Mister George había dicho que me limitara a esperar hasta que volviera a saltar de vuelta. Y posiblemente lo habría hecho si el sofá aún hubiera estado allí. Pero, pensándolo bien, no hacía ningún daño si echaba una ojeada por la muerta.
Avancé tanteando con cuidado y me encontré con la puerta cerrada. Menos mal que ya no tenía que ir al baño.
A la luz de la linterna revisé la habitación en busca de algún indicio del año en que me encontraba: quizá hubiera un calendario colgado en la pared o colocado sobre el escritorio.
El escritorio estaba lleno de papeles enrollados, libros, cartas abiertas y pequeños cofres. El rayo de luz iluminó un tintero y unas plumas. Cogí una hoja de papel gruesa y áspera, cuya escritura tenía tantas florituras que costaba de descifrar.
Muy honorable señor doctor —leí—: Hoy he recibido su carta, que solo ha tardado nueve semanas en llegar. Uno no puede sino quedarse admirado por esta velocidad cuando piensa en el largo camino que ha recorrido su ameno informe sobre la situación de las colonias.
Sonreí. ¡Nueve semanas para recibir una carta! ¡Y la gente aún se quejaba de la informalidad del servicio de correos inglés! Bien, al parecer me encontraba en una época en que las cartas aún se enviaban con palomas mensajeras, o, mejor aún, con caracoles.
Me senté en la silla del escritorio y leí unas cuantas cartas más, lo cual me pareció una ocupación bastante aburrida. Además, los nombres tampoco me decían nada. A continuación registré los pequeños cofres. El primero que abrí estaba lleno de sellos con motivos artísticamente labrados. Busqué una estrella de doce puntas, pero solo había coronas, letras imbricadas unas con otras y bonitos motivos florales. También velas de cera de todos los colores, incluso de oro y plata.

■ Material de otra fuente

struct SlotMask { unsigned long long lo, hi; };
static_assert(MD_MAX_CAP <= 128, "drive_mask: two 64-bit words per env");
__device__ __forceinline__ SlotMask drive_mask(const MdShape* shape, int cap, int lane) {
    SlotMask m = {0ull, 0ull};
    for (int j0 = 0; j0 < cap; j0 += 64) {
        const int j = j0 + lane;
        const unsigned long long mk = __ballot(j < cap && md_drives(shape[j < cap ? j : 0].flags));
        if (j0 == 0) m.lo = mk;
        else m.hi = mk;
    }
    return m;
}
__device__ __forceinline__ SlotMask agent_share(SlotMask m, int agents) {
    m.lo &= agents >= 64 ? ~0ull : ((1ull << agents) - 1ull);
    m.hi &= agents <= 64 ? 0ull : (agents >= 128 ? ~0ull : ((1ull << (agents - 64)) - 1ull));
    return m;
}
__device__ __forceinline__ int popc(SlotMask m) { return __popcll(m.lo) + __popcll(m.hi); }

#ifndef MD_ENV_BLOCK
#define MD_ENV_BLOCK 256
#endif
#ifndef MD_ENV_WAVES_EU
#define MD_ENV_WAVES_EU 7
#endif
template <class Config, class State, class Zero, class Null>
__host__ __device__ inline void lean_pins(Config& c, State& s, Zero zero, Null null) {
    zero(c.is_multi_agent);
    zero(c.traffic_mode);
    zero(c.agent_idm);
    zero(c.num_others);
    null(s.detected);
}
__host__ __device__ inline bool lean_pins_hold(const MdState& s, const MdConfig& c) {
    bool ok = true;
    lean_pins(c, s, [&ok](const int32_t& v) { ok = ok && v == 0; }, [&ok](const void* p) { ok = ok && p == nullptr; });
    return ok;
}
__host__ __device__ inline void lean_pins_fold(MdState& s, MdConfig& c) {
    lean_pins(c, s, [](int32_t& v) { v = 0; }, [](auto*& p) { p = nullptr; });
}

template <int PH, bool RESPAWN, bool MULTI>
constexpr int env_waves_per_eu() { return (PH == PH_ALL && !RESPAWN && !MULTI && MD_ENV_BLOCK >= 128) ? MD_ENV_WAVES_EU : 0; }

struct EnvLds { uint32_t shape, dyn, nav, pid, action, flags, lanes, roads, scratch, param, final_lane, det, onlane, cfl, tk, bytes; };
__host__ __device__ inline EnvLds env_lds(int cap, int agents, int n_lanes, int n_roads, int waves, bool multi, bool lidar_only) {
    EnvLds L;
    L.shape = 0;
    L.dyn = L.shape + (uint32_t)cap * sizeof(MdShape);
    L.nav = L.dyn + (uint32_t)cap * sizeof(MdDyn);
    L.pid = L.nav + (uint32_t)cap * sizeof(MdNav);
    L.action = L.pid + (uint32_t)cap * sizeof(MdPid);
    L.flags = L.action + (uint32_t)cap * 2 * sizeof(float);
    L.lanes = align_up(L.flags + (uint32_t)cap * sizeof(uint32_t), 16);
    L.roads = L.lanes + (uint32_t)n_lanes * sizeof(MdLane);
    L.scratch = L.roads + (uint32_t)n_roads * sizeof(MdRoad);
    L.param = L.scratch + (uint32_t)waves * (multi ? kObsScratch : 48) * sizeof(float);
    L.final_lane = L.param + (uint32_t)cap * sizeof(MdParam);
    L.det = L.final_lane + align_up(cap, 2) * sizeof(int32_t);
    L.onlane = L.det + (uint32_t)agents * 2 * sizeof(unsigned long long);
    L.cfl = L.onlane + (uint32_t)cap * sizeof(uint32_t);
    const uint32_t shared_words = 2 * cap > 8 ? 2 * cap : 8;
    L.tk = L.onlane + shared_words * sizeof(uint32_t);
    L.bytes = lidar_only ? L.dyn : L.tk + 3 * sizeof(int);
    return L;
}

El siguiente cofre estaba cerrado. Tal vez hubiera una llave en alguno de los cajones. Esta pequeña búsqueda del tesoro empezaba a ponerse francamente divertida. Si lo que encontraba en el cofre me gustaba, sencillamente me lo llevaría a modo de prueba. De hecho, con la galleta había funcionado. Le llevaría un pequeño recuerdo a Leslie; eso tenía que estar permitido.

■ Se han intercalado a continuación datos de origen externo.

template <class G>
__global__ void __launch_bounds__(64, G::WAVES_PER_SIMD) pdq_fused512_kernel(const uint8_t *__restrict__ px, uint32_t n, size_t row_stride,
                                                          size_t image_stride, uint8_t *hash, float *quality, float *coeffs,
                                                          uint8_t *dihedral, uint8_t *valid)
{
    __shared__ __attribute__((aligned(16))) uint8_t lds[G::LDS_BYTES];
    const uint32_t img = blockIdx.x;
    Wave w;
    w.lds = lds;
    w.img = px + (size_t)img * image_stride;
    w.row_stride = row_stride;
    w.rs32 = (uint32_t)row_stride;
    w.lane = threadIdx.x;
    w.csum = 0.f;
    w.smp_last = 0.f;
#pragma unroll
    for (int i = 0; i < 32; i++) w.smp[i] = 0.f;
#pragma unroll
    for (int i = 0; i < 8; i++) w.cring[i] = 0.f;
    if (G::PARK) {
#pragma unroll
        for (int i = 0; i < 9; i++) reinterpret_cast<float *>(lds + G::OFF_PARK_C)[64 * i + w.lane] = 0.f;
    }
    rph::tail_init(w.tail);
    w.want_quality = quality != nullptr;
#pragma unroll
    for (int u = 0; u < 8; u++) w.bnew[u] = 0.f;

    {
        for (int j = 0; j < 3; j++)
            for (int t = w.lane; t < 64; t += 64) *reinterpret_cast<uint4 *>(lds + G::OFF_STATE + j * 1024 + t * 16) = make_uint4(BIASED_ZERO, BIASED_ZERO, BIASED_ZERO, BIASED_ZERO);
        uint32_t order = 0;
#pragma unroll 1
        for (int it = 0; it < 4; it++) {
            const int slot = it * 64 + w.lane;
            const int chunk = slot & 63, row = slot >> 6;
            const Px8 p = load_px8<G::CH>(w.img + (size_t)row * row_stride + (size_t)(8 * chunk) * G::CH);
            *reinterpret_cast<uint4 *>(lds + G::OFF_STATE + (3 + row) * 1024 + (8 * chunk) * 2) = row_bits(pack_row<G::CH>(p, false, order));
        }
    }
    edge_prologue<G>(w);

    Px8 pre[8];
    half_issue<G>(w, 0, 0, 0, pre);
    do_band<G, 0>(w, 0, pre);
#pragma unroll 1
    for (int b = 1; b < 7; b++) do_band<G, 1>(w, b, pre);
    do_band<G, 2>(w, 7, pre);

    if (G::PARK) {
        w.csum = reinterpret_cast<const float *>(lds + G::OFF_PARK_C)[w.lane];
        w.cring[0] = reinterpret_cast<const float *>(lds + G::OFF_PARK_C)[64 + w.lane];
    }
    w.csum = w.csum - w.cring[0];
    rph::tail_row(w.tail, (w.csum / 7.0f) * 0.015625f, 63, w.lane, w.want_quality);

    __syncthreads();
    rph::tail_finish(w.tail, reinterpret_cast<float *>(lds), w.lane, hash + (size_t)img * 32, quality ? quality + img : nullptr,
                  coeffs ? coeffs + (size_t)img * 256 : nullptr, dihedral ? dihedral + (size_t)img * 256 : nullptr);
    if (valid && w.lane == 0) valid[img] = 1;
}

constexpr int LL_SAMPLE_FLOATS = 8 * 65 * 64;
constexpr int LL_EDGE_PITCH = 520;

template <class G, int KIND>
__device__ __forceinline__ void ll_band(Wave &w, int b, float *samples)
{
    Px8 pre[8];
    half_issue<G>(w, b, 0, 0, pre);
    do_band<G, KIND, true>(w, b, pre, samples);
}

En los cajones del escritorio encontré más cañones de pluma y tinteros, cartas guardadas en sus sobres, libros de notas encuadernados, una especie de estilete, un cuchillito en forma de hoz y… llaves.
Muchas, muchísimas llaves de todas las formas y tamaños. Leslie hubiera estado encantada. Seguramente en esa habitación había una cerradura para cada una de esas llaves y tras cada cerradura un pequeño secreto, o mejor, un tesoro.
Probé unas cuantas llaves que parecían bastante pequeñas para entrar en la cerradura del cofre, pero la que encajaba no estaba allí. Lástima. Seguramente contenía joyas valiosas. ¿Y si me llevaba el cofre entero? No; era poco manejable y demasiado grande para el bolsillo interior de mi chaqueta.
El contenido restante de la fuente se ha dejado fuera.